Hebert moved to Palisade after retiring from 40 years as the owner of a financial consulting firm in New Hampshire. He and his wife had dreams of buying a winery or a peach orchard.
He was waylaid by mushrooms while taking a mycology class Ferris teaches at Colorado Mesa University’s Community Education Center.
“I’m here because I love a challenge,” said Hebert, who has become a mushroom gourmand.
While Ferris devotes her “motherboard” to all things mushroom and speaks in a language nearly indecipherable to all but fungophiles, Hebert drums up new customers and deals with all the regulatory hurdles of selling gourmet mushrooms.

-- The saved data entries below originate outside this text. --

static WinnerSrc winner_src(const usv_search_params* p, const usv_outputs& o) {
  if (p->cost_kind > USV_COST_SSD) return kWinMatches;
  const bool disp_ok = p->search_min >= 0;
  if (disp_ok && o.disparity_u16 && (o.raw_cost_u16 || o.raw_cost)) return kWinDisparity;
  if (o.right_index && o.raw_cost) return kWinRightIndex;
  return disp_ok ? kWinDisparity : kWinRightIndex;
}

static int match_device(usv_ctx* ctx, const uint8_t* d_left, const uint8_t* d_right, const usv_frame_desc* f, int32_t n_pairs,
                        const usv_search_params* p, const usv_outputs* d_out, const int32_t* d_tx, const int32_t* d_ty,
                        int32_t n_templates, uint32_t* d_cost_rows, double* d_score_rows, int32_t row_cap, cudaStream_t st, DevBuf* corr_ws = nullptr,
                        DevBuf* win_ws = nullptr) {
  int rc = check_common(ctx, f, p, n_pairs);
  if (rc) return rc;
  if (!d_left || !d_right || !d_out) return fail(ctx, USV_ERR_INVALID_ARG, "null device pointer");
  if (!aligned16(d_left) || !aligned16(d_right) || (f->row_stride & 15) || (f->frame_stride & 15))
    return fail(ctx, USV_ERR_INVALID_ARG, "device frames need 16-byte aligned base, row_stride and frame_stride");
  if (d_out->raw_cost_u16 && (rc = check_cost_u16(ctx, f, p))) return rc;
  if (n_pairs == 0) return USV_OK;
  CU(cudaSetDevice(ctx->device));
  DevJob J;
  fill_job(ctx, J, d_left, d_right, f, p, d_out);
  const bool sparse = d_tx != nullptr;
  if (sparse) {
    if (!d_ty || n_templates < 0) return fail(ctx, USV_ERR_INVALID_ARG, "bad template list");
    if (n_templates == 0) return USV_OK;
    J.tx = d_tx; J.ty = d_ty; J.n_templates = n_templates;
    J.cost_rows = d_cost_rows; J.score_rows = d_score_rows; J.row_cap = row_cap;
    if ((d_cost_rows || d_score_rows) && row_cap <= 0) return fail(ctx, USV_ERR_INVALID_ARG, "row_cap must be positive");
  }
  if (J.out.distance || J.out.distance_f32) {
    rc = ensure_lut(ctx, p->distance_kind, f->width, st, &J.dist_lut);
    if (rc) return rc;
  }
  const bool want_resolved = d_out->resolved_disparity_u16 != nullptr;
  const WinnerSrc src = winner_src(p, J.out);
  if (want_resolved) {
    if (sparse) return fail(ctx, USV_ERR_UNSUPPORTED, "resolved_disparity_u16 is an output of the dense sweep");
    if (!usv::resolve_rows_supported(J.nx, J.nxc)) return fail(ctx, USV_ERR_UNSUPPORTED, "resolved_disparity_u16: rows wider than 2048 windows");
    const size_t n_res = (size_t)J.n_templates * n_pairs;
    DevBuf& ws = win_ws ? *win_ws : ctx->win_ws;
    usv_outputs& o = J.out;
    if (src == kWinDisparity)
      rc = or_scratch(ctx, ws, {{o.raw_cost_u16 ? (void**)&o.raw_cost_u16 : (void**)&o.raw_cost, 4 * n_res},
                                {(void**)&o.disparity_u16, 2 * n_res}});
    else if (src == kWinRightIndex)
      rc = or_scratch(ctx, ws, {{(void**)&o.raw_cost, 4 * n_res}, {(void**)&o.right_index, 4 * n_res}});
    else
      rc = or_scratch(ctx, ws, {{(void**)&o.matches, sizeof(usv_match) * n_res}});
    if (rc) return rc;
  }
  if ((rc = dispatch_match(ctx, J, n_pairs, sparse, st, corr_ws))) return rc;
  if (want_resolved) {
    usv::ResolveRowsSrc S;
    memset(&S, 0, sizeof(S));
    if (src == kWinDisparity) {
      S.disparity_u16 = J.out.disparity_u16; S.raw_cost_u16 = J.out.raw_cost_u16; S.raw_cost = J.out.raw_cost;
    } else if (src == kWinRightIndex) {
      S.right_index = J.out.right_index; S.raw_cost = J.out.raw_cost;
    } else {
      S.matches = J.out.matches;
    }
    cudaError_t e = usv::launch_resolve_rows(S, src != kWinMatches, J.nx, J.ny, J.sx, J.nxc, J.n_templates, J.camera_side, n_pairs,
                                             d_out->resolved_disparity_u16, st);
    if (e != cudaSuccess) return fail(ctx, USV_ERR_CUDA, "resolve rows launch: %s", cudaGetErrorString(e));
    ctx->launches++;
  }
  return USV_OK;
}

extern "C" int usv_match_dense_device(usv_ctx* ctx, const uint8_t* d_left, const uint8_t* d_right, const usv_frame_desc* frame,
                                      int32_t n_pairs, const usv_search_params* params, const usv_outputs* d_out, void* cuda_stream) {
  if (!ctx) return USV_ERR_INVALID_ARG;
  return match_device(ctx, d_left, d_right, frame, n_pairs, params, d_out, nullptr, nullptr, 0, nullptr, nullptr, 0,
                      (cudaStream_t)cuda_stream);
}

extern "C" int usv_match_templates_device(usv_ctx* ctx, const uint8_t* d_left, const uint8_t* d_right, const usv_frame_desc* frame,
                                          int32_t n_pairs, const int32_t* d_tx, const int32_t* d_ty, int32_t n_templates,
                                          const usv_search_params* params, const usv_outputs* d_out, uint32_t* d_cost_rows,
                                          double* d_score_rows, int32_t row_cap, void* cuda_stream) {
  if (!ctx) return USV_ERR_INVALID_ARG;
  if (!d_tx) return fail(ctx, USV_ERR_INVALID_ARG, "null template list");
  return match_device(ctx, d_left, d_right, frame, n_pairs, params, d_out, d_tx, d_ty, n_templates, d_cost_rows, d_score_rows,
                      row_cap, (cudaStream_t)cuda_stream);
}

static int check_subpixel(usv_ctx* ctx, const usv_frame_desc* f, const void* x16, const void* dist) {
  if (!x16 && !dist) return fail(ctx, USV_ERR_INVALID_ARG, "sub-pixel refinement: both output pointers are NULL");
  if (f->width > (1 << 26)) return fail(ctx, USV_ERR_UNSUPPORTED, "sub-pixel refinement: frame wider than 2^26 pixels");
  return USV_OK;
}

static int refine_device(usv_ctx* ctx, const uint8_t* d_left, const uint8_t* d_right, const usv_frame_desc* f, int32_t n_pairs,
                         const usv_search_params* p, const uint32_t* d_ri, int32_t* d_x16, double* d_dist, cudaStream_t st) {
  int rc = check_common(ctx, f, p, n_pairs);
  if (rc || (rc = check_subpixel(ctx, f, d_x16, d_dist))) return rc;
  if (!d_left || !d_right || !d_ri) return fail(ctx, USV_ERR_INVALID_ARG, "null device pointer");
  if (!aligned16(d_left) || !aligned16(d_right) || (f->row_stride & 15) || (f->frame_stride & 15))
    return fail(ctx, USV_ERR_INVALID_ARG, "device frames need 16-byte aligned base, row_stride and frame_stride");
  if (n_pairs == 0) return USV_OK;
  CU(cudaSetDevice(ctx->device));
  DevJob J;
  fill_job(ctx, J, d_left, d_right, f, p, nullptr);
  cudaError_t e = usv::launch_subpixel_refine(J, n_pairs, d_ri, d_x16, d_dist, st);
  if (e != cudaSuccess) return fail(ctx, USV_ERR_CUDA, "sub-pixel launch: %s", cudaGetErrorString(e));
  ctx->launches++;
  return USV_OK;
}

extern "C" int usv_refine_subpixel_device(usv_ctx* ctx, const uint8_t* d_left, const uint8_t* d_right, const usv_frame_desc* frame,
                                          int32_t n_pairs, const usv_search_params* params, const uint32_t* d_right_index,
                                          int32_t* d_disparity_x16, double* d_distance, void* cuda_stream) {
  if (!ctx) return USV_ERR_INVALID_ARG;
  return refine_device(ctx, d_left, d_right, frame, n_pairs, params, d_right_index, d_disparity_x16, d_distance,
                       (cudaStream_t)cuda_stream);
}

struct SubpixelOut {
  int32_t* disparity_x16;
  double* distance;
};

He dreams of expanding outside the Grand Valley with products like mushroom jerky that could be shipped to widespread markets. For the time being, Monumental Mushrooms only sells mushrooms at a handful of Grand Valley markets and to local chefs. The company is not able to ship mushrooms.
Rhysa Ferris poses with her 1969 Lincoln Continental. (William Woody, Special to The Colorado Sun)Ferris and Hebert are also devoted to “mico remediation” and recycling. Their growing mediums are local. They use up the sawdust that is a leftover of production at the nearby Lincoln Woodworks shop. They also buy soy pellets from the Olathe area and use coffee bean bags from a Palisade roaster.

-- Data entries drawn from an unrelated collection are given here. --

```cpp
template <int NPROD, bool OUT16, int OR>
__global__ __launch_bounds__(256 * OR) void conv_stem_patch_kernel(ConvGemmArgs a) {
  constexpr int NPL = NPROD == 1 ? 1 : (NPROD == 3 ? 2 : 3);
  constexpr int NTHR = 256 * OR;
  using Cfg = X3Cfg<128 * OR, 64, 4 * OR, 1>;
  using LB = X3FragB<Cfg::TN, NPL>;
  constexpr int KH = 7, PR = 2 * (OR - 1) + KH;
  extern __shared__ __attribute__((aligned(16))) unsigned char psm[];
  __shared__ int s_out[Cfg::BM];
  __shared__ float s_red[Cfg::WM * Cfg::BN * 2];
  const int tid = threadIdx.x, lane = tid & 63, wave = tid >> 6;
  const int rt = blockIdx.x;
  const int pairs = (a.Ho + OR - 1) / OR;
  const int n = rt / pairs, oh0 = (rt - n * pairs) * OR;
  const int WP = a.halo;
  const int plane_bytes = PR * WP * 8;
  const int ih0 = 2 * oh0 - 3;
  float h2_sx = 1.f, h2_ix = 1.f, h2_iw = 1.f;
  if constexpr (NPROD == 3) {
    h2_sx = h2_scale(amax_read(a.h2_xw, (a.seg_m0 > 0 && (long)n * a.Ho * a.Wo >= a.seg_m0) ? 1 : 0));
    h2_ix = 1.f / h2_sx;
    h2_iw = 1.f / h2_scale(*reinterpret_cast<const unsigned*>(reinterpret_cast<const unsigned short*>(a.wpk) + wpl_amax((long)a.Co * a.Kp)));
  }
  {
    static_assert(STEM_MAX_WP <= 256, "one thread per patch column");
    constexpr int RSTEP = NTHR / 256, NIT = (PR + RSTEP - 1) / RSTEP;
    const __amdgpu_buffer_rsrc_t rs = x3_rsrc(a.src, (long)a.N * a.Hs * a.Ws * 16);
    const int pc = tid & 255, iw = pc - 3;
    u32x4 rp[NIT];
#pragma unroll
    for (int it = 0; it < NIT; ++it) {
      const int pr = (tid >> 8) + RSTEP * it, ih = ih0 + pr;
      const bool ok = pr < PR && (unsigned)ih < (unsigned)a.Hs && (unsigned)iw < (unsigned)a.Ws;
      rp[it] = __builtin_amdgcn_raw_buffer_load_b128(rs, ok ? (unsigned)(((n * a.Hs + ih) * a.Ws + iw) * 16) : X3_OOB, 0, 0);
    }
#pragma unroll
    for (int it = 0; it < NIT; ++it) {
      const int pr = (tid >> 8) + RSTEP * it;
      if (pr >= PR || pc >= WP) continue;
      const float4 v = make_float4(__uint_as_float(rp[it].x), __uint_as_float(rp[it].y), __uint_as_float(rp[it].z), __uint_as_float(rp[it].w));
      unsigned char* d = psm + (pr * WP + pc) * 8;
      if (NPL == 1) {
        *reinterpret_cast<uint2*>(d) = x3_round4(v);
      } else if constexpr (NPROD == 3) {
        uint2 q0, q1;
        h2_split4(v, h2_sx, q0, q1);
        *reinterpret_cast<uint2*>(d) = q0;
        *reinterpret_cast<uint2*>(d + plane_bytes) = q1;
      } else {
        uint2 q0, q1, q2;
        x3_split4(v, q0, q1, q2);
        *reinterpret_cast<uint2*>(d) = q0;
        *reinterpret_cast<uint2*>(d + plane_bytes) = q1;
        *reinterpret_cast<uint2*>(d + 2 * plane_bytes) = q2;
      }
    }
  }
  const int npix = OR * a.Wo;
  for (int r = tid; r < Cfg::BM; r += NTHR) {
    const int orow = r / a.Wo, ow = r - orow * a.Wo;
    s_out[r] = (r < npix && oh0 + orow < a.Ho) ? ((n * a.Ho + oh0 + orow) * a.Wo + ow) * a.Co : -1;
  }
  const int m = wave * 32 + (lane & 31);
  const bool active = __builtin_amdgcn_readfirstlane(wave * 32) < npix;
  int a_off = 0;
  {
    const int mm = m < npix ? m : 0;
    const int orow = mm / a.Wo, ow = mm - orow * a.Wo;
    a_off = ((2 * orow) * WP + 2 * ow + 2 * (lane >> 5)) * 8;
  }
  LB lb;
  lb.init(a.wpk, a.Co, a.Kp, 0, lane);
  f32x16 acc[1][Cfg::TN];
#pragma unroll
  for (int j = 0; j < Cfg::TN; ++j)
#pragma unroll
    for (int e = 0; e < 16; ++e) acc[0][j][e] = 0.f;
  u32x4 rb0[LB::NR], rb1[LB::NR];
  if (active) lb.load(0, rb0);
  __syncthreads();
  if (active) {
    auto step = [&](int kh, u32x4 (&rb)[LB::NR], u32x4 (&rbn)[LB::NR]) {
      if (kh + 1 < KH) lb.load((kh + 1) * 32, rbn);
      bf16x8 av[2][NPL];
#pragma unroll
      for (int g = 0; g < 2; ++g)
#pragma unroll
        for (int p = 0; p < NPL; ++p) av[g][p] = *reinterpret_cast<const bf16x8*>(psm + a_off + (kh * WP + 4 * g) * 8 + p * plane_bytes);
#pragma unroll
      for (int g = 0; g < 2; ++g)
#pragma unroll
        for (int j = 0; j < Cfg::TN; ++j) {
          f32x16 c = acc[0][j];
          if constexpr (NPROD == 1) {
            c = __builtin_amdgcn_mfma_f32_32x32x16_bf16(av[g][0], x3_as_bf16(rb[j * 2 + g]), c, 0, 0, 0);
          } else if constexpr (NPROD == 3) {
            const bf16x8 b0 = x3_as_bf16(rb[j * 4 + g * 2 + 0]), b1 = x3_as_bf16(rb[j * 4 + g * 2 + 1]);
            c = __builtin_amdgcn_mfma_f32_32x32x16_f16(__builtin_bit_cast(f16x8, av[g][1]), __builtin_bit_cast(f16x8, b0), c, 0, 0, 0);
            c = __builtin_amdgcn_mfma_f32_32x32x16_f16(__builtin_bit_cast(f16x8, av[g][0]), __builtin_bit_cast(f16x8, b1), c, 0, 0, 0);
            c = __builtin_amdgcn_mfma_f32_32x32x16_f16(__builtin_bit_cast(f16x8, av[g][0]), __builtin_bit_cast(f16x8, b0), c, 0, 0, 0);
          } else {
            const bf16x8 b0 = x3_as_bf16(rb[j * 6 + g * 3 + 0]), b1 = x3_as_bf16(rb[j * 6 + g * 3 + 1]), b2 = x3_as_bf16(rb[j * 6 + g * 3 + 2]);
            if (NPROD == 9) {
              c = __builtin_amdgcn_mfma_f32_32x32x16_bf16(av[g][2], b2, c, 0, 0, 0);
              c = __builtin_amdgcn_mfma_f32_32x32x16_bf16(av[g][1], b2, c, 0, 0, 0);
              c = __builtin_amdgcn_mfma_f32_32x32x16_bf16(av[g][2], b1, c, 0, 0, 0);
            }
            c = __builtin_amdgcn_mfma_f32_32x32x16_bf16(av[g][1], b1, c, 0, 0, 0);
            c = __builtin_amdgcn_mfma_f32_32x32x16_bf16(av[g][0], b2, c, 0, 0, 0);
            c = __builtin_amdgcn_mfma_f32_32x32x16_bf16(av[g][2], b0, c, 0, 0, 0);
            c = __builtin_amdgcn_mfma_f32_32x32x16_bf16(av[g][0], b1, c, 0, 0, 0);
            c = __builtin_amdgcn_mfma_f32_32x32x16_bf16(av[g][1], b0, c, 0, 0, 0);
            c = __builtin_amdgcn_mfma_f32_32x32x16_bf16(av[g][0], b0, c, 0, 0, 0);
          }
          acc[0][j] = c;
        }
    };
    step(0, rb0, rb1); step(1, rb1, rb0); step(2, rb0, rb1); step(3, rb1, rb0); step(4, rb0, rb1); step(5, rb1, rb0); step(6, rb0, rb1);
  }
#pragma unroll
  for (int e = 0; e < 16; ++e)
    if (s_out[wave * 32 + acc_row(e, lane)] < 0)
#pragma unroll
      for (int j = 0; j < Cfg::TN; ++j) acc[0][j][e] = 0.f;
  if constexpr (NPROD == 3) {
#pragma unroll
    for (int j = 0; j < Cfg::TN; ++j)
#pragma unroll
      for (int e = 0; e < 16; ++e) acc[0][j][e] = acc[0][j][e] * h2_ix * h2_iw;
  }
  x3_epilogue<Cfg, true, OUT16>(a, acc, s_out, s_red, rt, 0, wave, 0, lane, tid);
}
```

Monumental Mushrooms’ bags of used substrate are composted to create rich soil for gardeners and farmers in the Grand Valley.
Ferris and Hebert say sharing the love and knowledge — and the leftovers — of mushrooms is all part of being fungophiles.
Peering into Monumental Mushroom’s ready-for-market cooler makes it easy to see where that love is rooted.
There are mushrooms that look like brown chestnuts, golden trumpets, denim-blue trumpets, frothy white waves and rosy ruffles.
“This helps me to live a brilliant, adventurous, colorful life,” Ferris explained as she looked at the fruits of her labor.